For the construction safety issues in civil engineering management, this paper proposes a method of target recognition for helmet wearing images based on updating the classifier. The available training samples are continuously updated by confirming the types of test samples, thereby improving the classification performance. Using ResNet and SRC as the basic classifiers, the independent classification performance is improved on the basis of updating the training samples. At the same time, the two classifiers are fused at the decision-making level to obtain a more reliable recognition result. Experiments are carried out based on the measured dataset, and the classification performance of the proposed method is tested under basic conditions, noise interference, and partial occlusion scenarios, while compared with other methods.
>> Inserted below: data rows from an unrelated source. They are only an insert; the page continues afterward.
template <int MODE, int NB>
static __device__ __forceinline__ void bin_clusters_body(FrameDev& f, const PassGeom& pg, const uint32_t* __restrict__ src_yx, size_t src_stride) {
    f.select(blockIdx.y);
    const uint32_t* __restrict__ yx_in = (MODE == 0 && src_yx) ? src_yx + (size_t)blockIdx.y * src_stride : f.cl_yx;
    const int gi = blockIdx.x * blockDim.x + threadIdx.x;
    if (gi < f.ncell) f.cell_cnt[1][gi] = 0;
    if (gi == 0) *f.ovf_cnt[1] = 0;
    const int k = MODE == 0 ? gi : (int)(blockIdx.x * (blockDim.x - 1) + threadIdx.x) - 1;
    const bool live = k >= 0 && k < f.K;
    uint32_t yx = live ? yx_in[k] : 0u;
    int y = (int)(yx >> 16), x = (int)(yx & 0xFFFF);
    uint32_t lab;
    bool shadowed = false;
    if (MODE == 0) {
        if (!live) return;
        lab = f.lab[(size_t)y * f.W + x] & 0x00FFFFFFu;
        f.cl_lab[k] = lab;
        f.cl_yx_out[k] = yx;
        if (src_yx) f.cl_yx[k] = yx;
        if (f.cl_f) {
            float* c = f.cl_f + 8 * (size_t)k;
            c[2] = (float)(lab & 255u); c[3] = (float)((lab >> 8) & 255u); c[4] = (float)((lab >> 16) & 255u);
        }
        shadowed = !f.cl_f && k > 0 && yx_in[k - 1] == yx;
        f.cl_shadow[k] = shadowed ? 1u : 0u;
    } else {
        const int kc = min(max(k, 0), f.K - 1);
        const uint32_t lab_own = f.cl_lab[kc];
        const uint32_t yx_prev = yx_in[max(kc - 1, 0)], lab_prev = f.cl_lab[max(kc - 1, 0)];
        const uint32_t shadow_word = f.cl_shadow[kc];
        const uint2* const sp = reinterpret_cast<const uint2*>(f.sums[0] + 6 * (size_t)kc);
        const uint2 s01 = sp[0], s23 = sp[1], s45 = sp[2];
        const uint32_t ymask = pg.use_slots ? cpart_rows_mask(f.S, pg.stride, max(pg.BH, 1)) : 0u, ne = pg.use_slots ? (ymask + 1u) * (uint32_t)f.nbx : 0u;
        EntryLoads<NB> L;
        if (NB == 4 && pg.use_slots) request_entries<NB>(f, kc, 0u, ne, L);
        const bool take = live && !(pg.use_slots && shadow_word);
        uint32_t s[6] = {0u, 0u, 0u, 0u, 0u, 0u};
        if (take) { s[0] = s01.x; s[1] = s01.y; s[2] = s23.x; s[3] = s23.y; s[4] = s45.x; s[5] = s45.y; }
        if (pg.use_slots) {
            const SlotGeom g = slot_geom((int)(yx >> 16), (int)(yx & 0xFFFFu), f.S, f.H, f.W, pg.rem, pg.stride, pg.BH, pg.Hv);
            if (NB == 4) {
                add_live_entries<NB>(f, g, take && g.any, 0u, ne, ymask, L, s);
            } else {
                for (uint32_t e0 = 0u; e0 < ne; e0 += (uint32_t)NB) {
                    request_live_entries<NB>(f, g, take && g.any, kc, e0, ne, ymask, L);
                    add_live_entries<NB>(f, g, take && g.any, e0, ne, ymask, L, s);
                }
            }
        }
        __shared__ uint32_t s_n[256];
        s_n[threadIdx.x] = s[0];
        __syncthreads();
        if (!live || threadIdx.x == 0) return;
        const uint32_t n_prev = s_n[threadIdx.x - 1];
        lab = lab_own;
        const uint32_t yx_prev_k = k > 0 ? yx_prev : 0u, lab_prev_k = k > 0 ? lab_prev : 0u;
        uint32_t* z0 = f.sums[1] + 6 * (size_t)k;
        const int32_t n = (int32_t)s[0];
        f.cl_n[k] = (uint32_t)n;
        if (n != 0) {
            const uint32_t h = (uint32_t)n >> 1, rcp = 0xFFFFFFFFu / (uint32_t)n;
            y = (int)div_by(s[1] + h, (uint32_t)n, rcp);
            x = (int)div_by(s[2] + h, (uint32_t)n, rcp);
            y = min(max(y, 0), f.H - 1);
            x = min(max(x, 0), f.W - 1);
            const int32_t L = (int32_t)div_by(s[3] + h, (uint32_t)n, rcp);
            const int32_t a = (int32_t)div_by(s[4] + h, (uint32_t)n, rcp);
            const int32_t b = (int32_t)div_by(s[5] + h, (uint32_t)n, rcp);
            if (f.cl_f) {
                float* c = f.cl_f + 8 * (size_t)k;
                const float fn = (float)n;
                const float fy = (float)(int32_t)s[1] / fn, fx = (float)(int32_t)s[2] / fn;
                c[0] = fy; c[1] = fx;
                c[2] = (float)(int32_t)s[3] / fn; c[3] = (float)(int32_t)s[4] / fn; c[4] = (float)(int32_t)s[5] / fn;
                y = min(max((int)fy, 0), f.H - 1);
                x = min(max((int)fx, 0), f.W - 1);
            }
            yx = ((uint32_t)y << 16) | (uint32_t)(x & 0xFFFF);
            lab = (uint32_t)(L & 255) | ((uint32_t)(a & 255) << 8) | ((uint32_t)(b & 255) << 16);
            f.cl_lab[k] = lab;
            f.cl_moved[k] = 1;
        } else if (!f.cl_f && k > 0 && n_prev == 0u) {
            shadowed = yx_prev_k == yx && lab_prev_k == lab;
        }
        f.cl_yx_out[k] = yx;
        f.cl_shadow[k] = shadowed ? 1u : 0u;
        z0[0] = 0; z0[1] = 0; z0[2] = 0; z0[3] = 0; z0[4] = 0; z0[5] = 0;
    }
    const uint32_t phase = 2u * (div_by((uint32_t)y, (uint32_t)f.T, f.T_rcp) & 1u) + (div_by((uint32_t)x, (uint32_t)f.T, f.T_rcp) & 1u);
    ClusterRec rec;
    rec.yx = yx; rec.lab = lab; rec.tag = (phase << 16) | (uint32_t)k; rec.pad = f.generation();
    f.cl_tag[k] = rec.tag;
    if (shadowed) return;
    const int cell = (y >> f.cs_shift) * f.ncx + (x >> f.cs_shift);
    const uint32_t slot = atomicAdd(&f.cell_cnt[0][cell], 1u);
    if (slot < (uint32_t)kCellCap) {
        f.cell_items[0][(size_t)cell * kCellCap + slot] = rec;
    } else {
        const uint32_t o = atomicAdd(f.ovf_cnt[0], 1u);
        f.ovf_items[0][o] = rec;
    }
}

template <int MODE, int NB = 8>
__global__ __launch_bounds__(256) void k_bin_clusters(FrameDev f, PassGeom pg, const uint32_t* __restrict__ src_yx, size_t src_stride) {
    bin_clusters_body<MODE, NB>(f, pg, src_yx, src_stride);
}

__global__ __launch_bounds__(256) void k_bin_clusters_lsc(FrameDev f, PassGeom pg, LscDev l, int nbin) {
    if ((int)blockIdx.x < nbin) {
        bin_clusters_body<1, 8>(f, pg, nullptr, (size_t)0);
        return;
    }
    l.select(blockIdx.y);
    const int t = ((int)blockIdx.x - nbin) * (int)blockDim.x + (int)threadIdx.x;
    const int k = t >> 4, q = t & 15;
    if (k >= f.K) return;
    long long* e = l.extra + (size_t)k * kLscExPitch;
    const long long mine = q <= kLscFeat ? e[q] : 0ll;
    const long long wsum = e[kLscFeat];
    const float acc = (float)((double)mine / (double)kLscFixF), tot_w = (float)((double)wsum / (double)kLscFixW);
    if (q < kLscFeat) l.cfeat[(size_t)k * kLscCfPitch + q] = acc / tot_w;
    __builtin_amdgcn_wave_barrier();
    if (q <= kLscFeat) e[q] = 0;
}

The experimental results show that the recognition performance of the method in this paper is better than the comparison method under all conditions, verifying its effectiveness and robustness. In the follow-up research, this paper will further organically combine deep learning detection algorithms and identification methods to form an end-to-end closed-loop security detection and identification method in order to further enhance the company’s security management capabilities.

Data Availability

The dataset can be accessed upon request.

Conflicts of Interest

The author declares no conflicts of interest.